PROMPT: Copy out, from the data below, each line in which the word "bool" occurs.

RECORD EXTRACTS:
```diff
+                for (int t = 0; t < 4; ++t) {
+                    f1[s][t] = tn_frag<T>(cA, (s0 + s) * KSTEP, w1 * 64 + t * 16, lane);
+                    f2[s][t] = tn_frag<T>(cB, (s0 + s) * KSTEP, w2 * 64 + t * 16, lane);
+                }
+#pragma unroll
+            for (int s = 0; s < G; ++s) {
+#pragma unroll
+                for (int a = 0; a < 4; ++a)
+#pragma unroll
+                    for (int b = 0; b < 4; ++b) mma16<T>(f2[s][b], f1[s][a], acc[a][b]);
+                if (bias_now) {
+                    if (w2 == 0) { mma16<T>(ones, f1[s][0], bacc[0]); mma16<T>(ones, f1[s][1], bacc[1]); }
+                    else { mma16<T>(ones, f1[s][2], bacc[0]); mma16<T>(ones, f1[s][3], bacc[1]); }
+                }
             }
-#pragma unroll
-            for (int a = 0; a < 4; ++a)
-#pragma unroll
-                for (int b = 0; b < 4; ++b) mma16<T>(f2[b], f1[a], acc[a][b]);
-            if (bias_now) {
-                if (w2 == 0) { mma16<T>(ones, f1[0], bacc[0]); mma16<T>(ones, f1[1], bacc[1]); }
-                else { mma16<T>(ones, f1[2], bacc[0]); mma16<T>(ones, f1[3], bacc[1]); }
-            }
         }
     };
 
+    const int nd = nrows / KT;
 #pragma unroll
     for (int t = 0; t < NST - 1; ++t)
-        if (t < nk) stage(t, t);
+        if (t < nk) { if (t < nd) stage(t, t); else stage_ragged(t, t); }
     int cur = 0, kt = 0;
-    for (; kt + NST - 1 < nk; ++kt) {
+    for (; kt + NST - 1 < nd; ++kt) {
         asm volatile("s_waitcnt vmcnt(%0)" ::"n"((NST - 2) * 2 * NINST) : "memory");
         __syncthreads();
         stage(kt + NST - 1, cur == 0 ? NST - 1 : cur - 1);
-        compute(cur, kt);
+        compute(cur);
         cur = cur + 1 == NST ? 0 : cur + 1;
+    }
+    if (kt + NST - 1 < nk) {
+        asm volatile("s_waitcnt vmcnt(%0)" ::"n"((NST - 2) * 2 * NINST) : "memory");
+        __syncthreads();
+        stage_ragged(kt + NST - 1, cur == 0 ? NST - 1 : cur - 1);
+        compute(cur);
+        cur = cur + 1 == NST ? 0 : cur + 1;
+        ++kt;
     }
     for (; kt < nk; ++kt) {
         wait_vmcnt0();
         __syncthreads();
-        compute(cur, kt);
+        compute(cur);
         cur = cur + 1 == NST ? 0 : cur + 1;
     }
     __syncthreads();
@@ -568,7 +583,7 @@
     constexpr int STAGE = 4 * SUB;
     extern __shared__ __attribute__((aligned(16))) char smem[];
 
-    const int tid = threadIdx.x, lane = tid & 63, wave = tid >> 6;
+    const int tid = threadIdx.x, lane = tid & 63, wave = __builtin_amdgcn_readfirstlane(tid >> 6);
     const int g = lane >> 4, i = lane & 15;
     const int w1 = wave >> 1, w2 = wave & 1;
 
@@ -642,48 +657,63 @@
     f32x4 bacc[2] = {f32x4{0.f, 0.f, 0.f, 0.f}, f32x4{0.f, 0.f, 0.f, 0.f}};
     const uint4 ones = ones_frag<T>();
 
-    constexpr int AHEAD_A = 2;
-    if (nk > 0) { stage_a(0, 0); stage_b(0, 0); if (nk > 1) stage_a(1, 1); }
-    int ca = 0;
-    for (int kt = 0; kt < nk; ++kt) {
-        const int cb = kt & 1;
-        if (is_dma(kt + 1)) asm volatile("s_waitcnt vmcnt(4)" ::: "memory");
+    int ca = 0, cb = 0, bias_cnt = bias_rem;
+    auto ktile = [&](int kt, auto issue_b, auto issue_a, auto tail) {
+        constexpr bool IB = decltype(issue_b)::value, IA = decltype(issue_a)::value, TAIL = decltype(tail)::value;
+        if constexpr (IB) asm volatile("s_waitcnt vmcnt(4)" ::: "memory");
         else wait_vmcnt0();
         __syncthreads();
         const int na = ca == 0 ? 2 : ca - 1, nb = cb ^ 1;
-        const bool dma_b = is_dma(kt + 1), dma_a = is_dma(kt + AHEAD_A);
-        if (kt + 1 < nk && !dma_b) stage_b(kt + 1, nb);
-        if (kt + AHEAD_A < nk && !dma_a) stage_a(kt + AHEAD_A, na);
-        const unsigned ka = (unsigned)(kt + AHEAD_A) * strideA, kb = (unsigned)(kt + 1) * strideB;
+        if constexpr (TAIL) {
+            if (last_ragged && kt + 1 == nk - 1) stage_ragged(kt + 1, nb, true);
+            if (last_ragged && kt + 2 == nk - 1) stage_ragged(kt + 2, na, false);
+        }
+        const unsigned ka = (unsigned)(kt + 2) * strideA, kb = (unsigned)(kt + 1) * strideB;
         const char* cA = smem + ca * IMG + (w1 >> 1) * SUB;
         const char* cB = smem + OFF_B + cb * IMG + w2 * SUB;
-        const bool bias_now = do_bias && (kt % bias_mod) == bias_rem;
-#pragma unroll
-        for (int s2 = 0; s2 < KT / KSTEP; ++s2) {
-            uint4 f1[4], f2[8];
-#pragma unroll
-            for (int t = 0; t < 4; ++t) f1[t] = tn_frag<T>(cA, s2 * KSTEP, (w1 & 1) * 64 + t * 16, lane);
-#pragma unroll
-            for (int t = 0; t < 8; ++t) f2[t] = tn_frag<T>(cB, s2 * KSTEP, t * 16, lane);
+        const bool bias_now = do_bias && bias_cnt == 0;
+        uint4 f1[4], f2[8], g1[4];
+#pragma unroll
+        for (int t = 0; t < 4; ++t) f1[t] = tn_frag<T>(cA, 0, (w1 & 1) * 64 + t * 16, lane);
+#pragma unroll
+        for (int t = 0; t < 8; ++t) f2[t] = tn_frag<T>(cB, 0, t * 16, lane);
+        __builtin_amdgcn_sched_barrier(0);
+#pragma unroll
+        for (int b = 0; b < 8; ++b) {
+#pragma unroll
+            for (int a = 0; a < 4; ++a) mma16<T>(f2[b], f1[a], acc[a][b]);
             __builtin_amdgcn_sched_barrier(0);
-#pragma unroll
-            for (int b = 0; b < 8; ++b) {
-#pragma unroll
-                for (int a = 0; a < 4; ++a) mma16<T>(f2[b], f1[a], acc[a][b]);
-                if (s2 == 0) {
-                    __builtin_amdgcn_sched_barrier(0);
-                    if (b < 4) { if (dma_b) piece_b(b, kb, nb); }
-                    else { if (dma_a) piece_a(b - 4, ka, na); }
-                    __builtin_amdgcn_sched_barrier(0);
-                }
+            if constexpr (IB) { if (b < 4) piece_b(b, kb, nb); }
+            if constexpr (IA) { if (b >= 4) piece_a(b - 4, ka, na); }
+            f2[b] = tn_frag<T>(cB, KSTEP, b * 16, lane);
+            if (b == 3) {
+#pragma unroll
+                for (int t = 0; t < 4; ++t) g1[t] = tn_frag<T>(cA, KSTEP, (w1 & 1) * 64 + t * 16, lane);
             }
-            if (bias_now) {
-                if (w2 == 0) { mma16<T>(ones, f1[0], bacc[0]); mma16<T>(ones, f1[1], bacc[1]); }
-                else { mma16<T>(ones, f1[2], bacc[0]); mma16<T>(ones, f1[3], bacc[1]); }
-            }
+            __builtin_amdgcn_sched_barrier(0);
+        }
+        if (bias_now) {
+            if (w2 == 0) { mma16<T>(ones, f1[0], bacc[0]); mma16<T>(ones, f1[1], bacc[1]); }
+            else { mma16<T>(ones, f1[2], bacc[0]); mma16<T>(ones, f1[3], bacc[1]); }
+        }
+#pragma unroll
+        for (int b = 0; b < 8; ++b)
+#pragma unroll
+            for (int a = 0; a < 4; ++a) mma16<T>(f2[b], g1[a], acc[a][b]);
+        if (bias_now) {
+            if (w2 == 0) { mma16<T>(ones, g1[0], bacc[0]); mma16<T>(ones, g1[1], bacc[1]); }
+            else { mma16<T>(ones, g1[2], bacc[0]); mma16<T>(ones, g1[3], bacc[1]); }
         }
         ca = ca == 2 ? 0 : ca + 1;
-    }
+        cb ^= 1;
+        bias_cnt = bias_cnt == 0 ? bias_mod - 1 : bias_cnt - 1;
+    };
+    if (nk > 0) { stage_a(0, 0); stage_b(0, 0); if (nk > 1) stage_a(1, 1); }
+    const int nd = last_ragged ? nk - 1 : nk;
+    int kt = 0;
+    for (; kt + 2 < nd; ++kt) ktile(kt, std::true_type{}, std::true_type{}, std::false_type{});
+    if (kt + 1 < nd) { ktile(kt, std::true_type{}, std::false_type{}, std::true_type{}); ++kt; }
+    for (; kt < nk; ++kt) ktile(kt, std::false_type{}, std::false_type{}, std::true_type{});
     __syncthreads();
 
     if (do_bias && g == 0) {
```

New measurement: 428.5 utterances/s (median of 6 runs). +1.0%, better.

TASK OUTPUT:
+        constexpr bool IB = decltype(issue_b)::value, IA = decltype(issue_a)::value, TAIL = decltype(tail)::value;
-        const bool dma_b = is_dma(kt + 1), dma_a = is_dma(kt + AHEAD_A);
-        const bool bias_now = do_bias && (kt % bias_mod) == bias_rem;
+        const bool bias_now = do_bias && bias_cnt == 0;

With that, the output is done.